The person was flown back from West Africa in isolation on a chartered flight, the NIH said in a statement Friday. The NIH admitted the patient to its high-level containment facility in Bethesda, Maryland. It's the same unit that treated nurse Nina Pham and that kept watch over a doctor and a nurse who were eventually found to have escaped infection.

"The unit staff is trained in strict infection control practices optimized to prevent spread of potentially transmissible agents such as Ebola. NIH is taking every precaution to ensure the safety of our patients, NIH staff, and the public," NIH said in a statement.

"NIH is taking every precaution to ensure the safety of our patients, NIH staff, and the public."

One American who had close contact with the patient will be flown to Atlanta and put into isolation, the Centers for Disease Control and Prevention said.

"The individual has not shown symptoms of Ebola and has not been diagnosed with Ebola. Upon arrival in Atlanta, the individual will voluntarily self-isolate and be under direct active monitoring for the 21-day incubation period," CDC said.

Ebola has infected more than 24,000 people in West Africa, killing more than 10,000. At least 800 of those infected were health care workers, the World Health Organization said.

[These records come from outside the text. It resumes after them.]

struct AttnPairBwdSide { const float* Kmat; const float* q; const float* v; const float* attw; const float* ctx; const float* dctx_a; const float* dctx_b;
                         float* dctx_out; float* dq_partial; float* ds_out; const int* row_until; };
template <int NQ, bool NT>
__global__ __launch_bounds__(256, ATT_BWD_MQ_WAVES) void attn_bwd_split256_pair(AttnPairBwdSide s0, AttnPairBwdSide s1, const float* __restrict__ enc, long ldq,
                                                                                 long ldctx, long ldda, long lddb, long lddo, int T, int G, int chunk,
                                                                                 const int* __restrict__ clip_order, int step, int n_clips) {
    constexpr int H = 256, NJ = 2 * NQ;
    extern __shared__ __attribute__((aligned(16))) float sm[];
    float* dsv = sm;
    f32x4* red4 = reinterpret_cast<f32x4*>(sm + NJ * chunk);
    const int slot = blockIdx.x / G, g = blockIdx.x % G;
    const int b = clip_order ? clip_order[slot] : slot;
    const int t0 = g * chunk, t1 = min(T, t0 + chunk), n = t1 - t0;
    const int tid = threadIdx.x, lane = tid & 63, wave = tid >> 6;
    int onmask = 0;
#pragma unroll
    for (int j = 0; j < NQ; ++j) {
        onmask |= (!s0.row_until || step < s0.row_until[j * n_clips + b]) ? (1 << j) : 0;
        onmask |= (!s1.row_until || step < s1.row_until[j * n_clips + b]) ? (1 << (NQ + j)) : 0;
    }
    const float* Eb = enc + ((long)b * T + t0) * 2 * H;
    float* dcT = reinterpret_cast<float*>(red4);
    float* dots = dcT + NJ * ATT_DCS;
    for (int j = wave; j < NJ; j += 4) {
        const AttnPairBwdSide& sd = j < NQ ? s0 : s1;
        const int jr = j < NQ ? j : j - NQ;
        f32x4 d0 = {0.f, 0.f, 0.f, 0.f}, d1 = {0.f, 0.f, 0.f, 0.f};
        float dot = 0.f;
        if ((onmask >> j) & 1) {
            const long row = (long)jr * n_clips + b;
            d0 = *reinterpret_cast<const f32x4*>(sd.dctx_a + row * ldda + lane * 4);
            d1 = *reinterpret_cast<const f32x4*>(sd.dctx_a + row * ldda + H + lane * 4);
            if (sd.dctx_b) {
                const f32x4 o0 = *reinterpret_cast<const f32x4*>(sd.dctx_b + row * lddb + lane * 4);
                const f32x4 o1 = *reinterpret_cast<const f32x4*>(sd.dctx_b + row * lddb + H + lane * 4);
#pragma unroll
                for (int c = 0; c < 4; ++c) { d0[c] += o0[c]; d1[c] += o1[c]; }
            }
            if (sd.dctx_out && g == 0) {
                *reinterpret_cast<f32x4*>(sd.dctx_out + row * lddo + lane * 4) = d0;
                *reinterpret_cast<f32x4*>(sd.dctx_out + row * lddo + H + lane * 4) = d1;
            }
            const f32x4 c0 = *reinterpret_cast<const f32x4*>(sd.ctx + row * ldctx + lane * 4);
            const f32x4 c1 = *reinterpret_cast<const f32x4*>(sd.ctx + row * ldctx + H + lane * 4);
#pragma unroll
            for (int c = 0; c < 4; ++c) dot += d0[c] * c0[c] + d1[c] * c1[c];
            dot = wave_sum(dot);
        }
        *reinterpret_cast<f32x4*>(dcT + j * ATT_DCS + lane * 4) = d0;
        *reinterpret_cast<f32x4*>(dcT + j * ATT_DCS + H + lane * 4) = d1;
        if (lane == 0) dots[j] = dot;
    }
    __syncthreads();
// ... 116 lines not shown
        __syncthreads();
        if (rg == 0) {
            const f32x4 v4 = {sd.v[c4 * 4], sd.v[c4 * 4 + 1], sd.v[c4 * 4 + 2], sd.v[c4 * 4 + 3]};
#pragma unroll
            for (int j = 0; j < NQ; ++j) {
                if (!((smask >> j) & 1)) continue;
                f32x4 a = acc[j];
#pragma unroll
                for (int u = 0; u < 3; ++u) { const f32x4 o = red4[(j * 3 + u) * 64 + c4];
#pragma unroll
                    for (int c = 0; c < 4; ++c) a[c] += o[c]; }
#pragma unroll
                for (int c = 0; c < 4; ++c) a[c] *= v4[c];
                *reinterpret_cast<f32x4*>(sd.dq_partial + (((long)slot * NQ + j) * G + g) * H + c4 * 4) = a;
            }
        }
    }
}
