template <int LPW, int EPN, bool NT = false, bool SP = false, bool PUSH = false, bool SHORT = false, bool FOLD = false>
__global__ __launch_bounds__(256) __attribute__((amdgpu_waves_per_eu(SP ? 5 : 1))) void k_pull(PullArgs a) {
    static_assert(SP || !PUSH, "push marks run in the SP instantiation");
    static_assert(SP || !SHORT, "the batch schedule runs in the SP instantiation");
    static_assert(SP || !FOLD, "the SP launch picks the folding instantiation");
    constexpr bool FOLDC = FOLD || (!SP && EPN == 1);
    const bool noskip = SP ? false : a.noskip != 0u;
    constexpr int GRP = LPW * EPN;
    constexpr int NPW = 64 / GRP;
    static_assert(GRP <= 64 && (64 % GRP) == 0, "lane layout");
    extern __shared__ unsigned long long smem[];
    unsigned long long* s_lp = smem;
    unsigned long long* s_new = smem + a.wact;
    uint8_t* s_wf = reinterpret_cast<uint8_t*>(smem + 2u * a.wact);
    unsigned long long* s_keep = smem + 2u * a.wact + ((a.wact + 15u) & ~15u) / 8u;
    uint16_t* s_pt = reinterpret_cast<uint16_t*>(s_keep + (a.keep_lds ? a.wact : 0u));
    for (uint32_t i = threadIdx.x; i < a.wact; i += 256) {
        const uint8_t f = a.wflags[a.wbase + i];
        s_lp[i] = (f & WF_YOUNG) ? 0ull : (a.live_prev && !noskip) ? a.live_prev[a.wbase + i] : ~0ull;
        s_new[i] = 0ull;
        s_wf[i] = (f & WF_YOUNG) ? (uint8_t)0 : f;
        if (a.keep_lds) s_keep[i] = (f & WF_KEEP) ? a.ctl[a.wbase + i].keep : ~0ull;
    }
    for (uint32_t i = threadIdx.x; i < a.nptile; i += 256) s_pt[i] = a.ptile[i];
    const bool tm_on = SP || (EPN == 1 && a.tmask != nullptr && a.ptile != nullptr);
    const bool sat_on = SP || (tm_on && a.sat != nullptr);
    unsigned long long* s_tm = reinterpret_cast<unsigned long long*>(
        reinterpret_cast<char*>(smem) + pull_lds_bytes(a.wact, a.keep_lds != 0, a.nptile));
    unsigned long long* s_sat = s_tm + kTmSlots;
    unsigned long long* s_plm = s_sat + 4u * 128u;
    uint32_t* s_pforce = reinterpret_cast<uint32_t*>(s_plm + kPullMaxPasses);
    uint32_t* s_smask = s_pforce + 4;
    unsigned long long* s_mkw = reinterpret_cast<unsigned long long*>(s_smask + 4u * kPullMaxPasses) + wave_in_block();
    if (PUSH && (threadIdx.x & 63u) == 0u) *s_mkw = 0ull;
    unsigned long long* s_psk = s_mkw - wave_in_block() + 4u + (uint64_t)wave_in_block() * 128u;
    if (threadIdx.x < 2u * TM_WORDS) {
        const uint32_t twg = (a.wbase >> 10) + threadIdx.x / TM_WORDS;
        s_tm[threadIdx.x] = (tm_on && twg < a.ntw) ? a.tmask[twg * TM_WORDS + threadIdx.x % TM_WORDS] : 0ull;
    }
    constexpr uint32_t TPP_ = LPW >= 8 ? (uint32_t)LPW / 8u : 1u;
    const bool skip_on = SP || (tm_on && a.nptile / TPP_ <= kPullMaxPasses);
    __syncthreads();
    if (skip_on && threadIdx.x < 64u) {
        const uint32_t p = threadIdx.x, np = a.nptile / TPP_;
        unsigned long long lm = 0ull;
        bool force = false, last = p + 1u == np;
        bool sh_any = false, sh_all = true;
        if (p < np) {
            for (uint32_t k = 0; k < TPP_; k++) {
                const uint32_t t = s_pt[p * TPP_ + k];
                if (t == 0xffffu) continue;
                if constexpr (SHORT) {
                    const uint32_t tg = (a.wbase >> 4) + t;
                    const uint32_t q = (tg >> 6) - (a.wbase >> 10);
                    const bool sh = q < 2u && ((s_tm[q * TM_WORDS + TM_SHORT] >> (tg & 63u)) & 1ull) != 0ull;
                    sh_any |= sh;
                    sh_all &= sh;
                }
                unsigned long long lv = 0ull;
                uint32_t fl = 0u;
                for (uint32_t q = 0; q < 16u; q++) {
                    lv |= s_lp[t * 16u + q];
                    fl |= s_wf[t * 16u + q];
                }
                if (lv) lm |= 1ull << (((a.wbase >> 4) + t) & 63u);
                if (fl & (WF_CLEAR | WF_DW | WF_KEEP)) force = true;
            }
            if (p + 1u < np && ((a.wbase + (uint32_t)s_pt[(p + 1u) * TPP_] * 16u) >> 10) !=
                                   ((a.wbase + (uint32_t)s_pt[p * TPP_] * 16u) >> 10))
                last = true;
            s_plm[p] = lm;
        }
        const unsigned long long fm = __ballot(p < np && force), lmk = __ballot(p < np && last);
        const unsigned long long tq = __ballot(p < np && ((a.wbase + (uint32_t)s_pt[p * TPP_] * 16u) >> 10) != (a.wbase >> 10));
        const unsigned long long t0 = __ballot(p < np && ((a.wbase + (uint32_t)s_pt[p * TPP_] * 16u) >> 10) == (a.wbase >> 10));
        const unsigned long long shm = __ballot(p < np && (PULL_SHORT_EVERY ? sh_any && sh_all : sh_any));
        if (threadIdx.x == 0) {
            if constexpr (SHORT) s_pforce[3] = (uint32_t)shm;
            s_pforce[0] = (uint32_t)fm;
            s_pforce[1] = (uint32_t)lmk;
            s_pforce[2] = (t0 ? 1u : 0u) | (tq ? 2u : 0u);
        }
    }
    __syncthreads();
    const uint32_t lane_id = threadIdx.x & 63u;
#define PULL_LANES                                                                             \
    const uint32_t lane = opaque(lane_id);                                                    \
    const uint32_t gl = lane % GRP, wl = gl % LPW, el = gl / LPW, slot = lane / GRP;          \
    (void)el;
    const uint64_t stride = a.stride;
    const uint64_t n = a.n;
    const uint64_t wave = (uint64_t)blockIdx.x * 4u + wave_in_block();
// ... 16 lines not shown
        if (!listed) return (uint32_t)(nzw >> (((a.wbase + p * 2u * LPW) >> 4) & 63u)) & 0xffu;
        uint32_t r = 0;
#pragma unroll
        for (uint32_t k = 0; k < TPP; k++) {
            const uint32_t t = s_pt[p * TPP + k];
            if (t != 0xffffu) r |= (uint32_t)((nzw >> (((a.wbase >> 4) + t) & 63u)) & 1ull) << k;
        }
        return r;
    };
    const uint32_t nsteps = 64u / NPW;
    unsigned long long snap_local = 0ull;
    uint32_t t_pe = 0, t_col = 0, t_srd = 0, t_swr = 0, t_fwr = 0, t_nz = 0, t_sk = 0;
    uint32_t t_it = 0, t_gi = 0;
    uint32_t t_mk = 0;
    uint32_t t_fold = 0;
    unsigned long long nzacc = 0ull;
    const bool gather = EPN == 1;
    const uint32_t tw_base = a.wbase >> 10;
    unsigned long long* s_satw = s_sat + (uint64_t)wave_in_block() * 128u;
    auto satv_of = [&](uint32_t idx, uint32_t tw) -> unsigned long long {
        return sat_on ? s_satw[idx * 2u + (tw - tw_base)] : 0ull;
    };
    auto nz_needed = [&](uint32_t idx, uint32_t tw) -> bool {
        return !tm_on || (s_tm[(tw - tw_base) * TM_WORDS + TM_NZ] & ~satv_of(idx, tw)) != 0ull;
    };

    auto tm_bit = [&](uint32_t which, uint32_t tw, uint32_t wg) -> bool {
        if constexpr (!FOLDC) return false;
        return sat_on && ((s_tm[(tw - tw_base) * TM_WORDS + which] >> ((wg >> 4) & 63u)) & 1ull) != 0ull;
    };
// ... 172 lines not shown
            if (act && (f1 & WF_KEEP)) k1 = s_keep[w + 1 - a.wbase];
            const uint64_t want0 = lp0 & ~s2.x & k0, want1 = lp1 & ~s2.y & k1;
            const bool need = act && !dead && !s2c_gated && (noskip || (want0 | want1) != 0ull);
            int tn = need ? 1 : 0;
            tn = (int)group_or<8>((uint32_t)tn, lane);
            const bool tneed = tn != 0 && act;
            int gneed = tn;
            gneed = (int)group_or<GRP>((uint32_t)gneed, lane);
            t_it += wave_count(gl == 0 && c0 + idx < n);
            t_gi += wave_count(gl == 0 && gneed != 0);
            uint64_t acc0 = 0ull, acc1 = 0ull;
            if (gneed) {
                const uint64_t* Fw = a.Fcur + w;
                if constexpr (EPN == 1) {
                    const bool late = ((f0 | f1) & WF_LATE) != 0u;
                    auto gchunk = [&](uint32_t cid, unsigned long long nzw, int rem, uint32_t sh) {
                        t_col += wave_count((int)gl < rem);
                        const uint32_t nzp = pass_bits(nzw | drm, pass);
                        int bs = kInflight;
                        for (int t0 = 0; t0 < rem; t0 += bs) {
                            if constexpr (SHORT)
                                bs = !sh ? kInflight : t0 == 0 ? kShortB0 : t0 == kShortB0 ? kShortB1 : kInflight;
                            const int lim = SHORT ? min(rem, t0 + bs) : rem;
                            int open = (noskip || !late)
                                           ? 1 : (((want0 & ~acc0) | (want1 & ~acc1)) != 0ull);
                            open = (int)group_or<8>((uint32_t)open, lane);
                            int gopen = open;
                            gopen = (int)group_or<GRP>((uint32_t)gopen, lane);
                            if (!gopen) break;
                            uint32_t u[kInflight], z[kInflight];
#pragma unroll
                            for (int t = 0; t < kInflight; t++) {
                                const uint32_t src = (lane & ~(uint32_t)(GRP - 1)) | ((uint32_t)(t0 + t) & (GRP - 1u));
// ... 4 lines not shown
#pragma unroll
                            for (int t = 0; t < kInflight; t++) {
                                q[t] = make_ulonglong2(0ull, 0ull);
                                const bool issue = open && tneed && t0 + t < lim && ((z[t] >> (wl >> 3)) & 1u);
                                if (issue) q[t] = load_row16<NT>(Fw + (uint64_t)u[t] * stride);
                                t_pe += wave_count(issue);
                            }
#pragma unroll
                            for (int t = 0; t < kInflight; t++) {
                                acc0 |= q[t].x;
                                acc1 |= q[t].y;
                            }
                        }
                    };
                    const uint32_t shortp = SHORT ? (uint32_t)__builtin_amdgcn_readfirstlane((int)((s_pforce[3] >> pass) & 1u)) : 0u;
                    gchunk(cid0, nz0, min(GRP, end - beg), shortp);
                    for (int32_t cb = beg + GRP; cb < end; cb += GRP) {
                        const int rem = min(GRP, end - cb);
                        const int32_t jj = cb + (int32_t)gl;
                        const uint32_t cid = (jj < end) ? (uint32_t)a.col[jj] : 0u;
                        const bool ld = (int)gl < rem && nz_needed(idx, tw);
                        const unsigned long long nzw = ld ? a.nz_cur[(uint64_t)cid * a.ntw + tw] : 0ull;
                        t_nz += wave_count(ld);
                        gchunk(cid, nzw, rem, 0u);
                    }
                } else {
                    for (int32_t j0 = beg + (int32_t)el; j0 < end; j0 += 8 * EPN) {
                        uint32_t u[8];
                        unsigned long long z[8];
#pragma unroll
                        for (int t = 0; t < 8; t++) {
                            const int32_t j = j0 + t * EPN;
                            u[t] = (tneed && j < end) ? (uint32_t)a.col[j] : 0xffffffffu;
                            t_col += wave_count(wl == 0 && u[t] != 0xffffffffu);
                        }
#pragma unroll
                        for (int t = 0; t < 8; t++) {
                            z[t] = 0ull;
                            if (u[t] != 0xffffffffu) z[t] = a.nz_cur[(uint64_t)u[t] * a.ntw + tw];
// ... 125 lines not shown
                const int32_t e = j + 1u < 64u ? (int32_t)lane_read((uint32_t)rp, j + 1u) : (int32_t)rp_end;
                for (int32_t q = b + (int32_t)lane_id; q < e; q += 64) {
                    const uint32_t u = (uint32_t)a.col[q];
                    atomicOr(&a.mark_next[u >> 6], 1ull << (u & 63u));
                    nm++;
                }
            }
            t_mk += wave_sum32(nm);
        }
    }
    if (a.snap) {
        snap_local = wave_sum(snap_local);
        if (lane_id == 0 && snap_local) atomicAdd(a.snap, snap_local);
    }
    if (a.acct && lane_id == 0) {
        const uint32_t tv[11] = {t_pe, t_col, t_srd, t_swr, t_fwr, t_nz, t_sk, t_it, t_gi, t_mk, t_fold};
        const int slot_of[11] = {0, 1, 2, 3, 4, 7, 16, 20, 21, 32, 33};
#pragma unroll
        for (int q = 0; q < 11; q++)
            if (tv[q]) acct_add(a.acct, (uint32_t)slot_of[q], (unsigned long long)tv[q]);
    }
    __syncthreads();
    for (uint32_t i = threadIdx.x; i < a.wact; i += 256) {
        const unsigned long long x = s_new[i];
        if (x) atomicOr(&a.live[a.wbase + i], x);
    }
#undef PULL_LANES
}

Of the 10 people treated for Ebola so far in the United States, eight have survived and two have died.

CDC has dozens of staffers working in West Africa to help fight Ebola and is helping track down anyone, including several Americans, who might have been in contact with the unidentified patient.

"Out of an abundance of caution, CDC and the State Department are developing contingency plans for returning those Americans with potential exposure."

"At this time, none of these individuals have tested positive for Ebola," CDC said in a statement.

"These individuals are volunteers in the Ebola response and are currently being monitored in Sierra Leone. Out of an abundance of caution, CDC and the State Department are developing contingency plans for returning those Americans with potential exposure to the U.S. by non-commercial air transport. Those individuals will voluntarily self-isolate and be under direct active monitoring for the 21-day incubation period."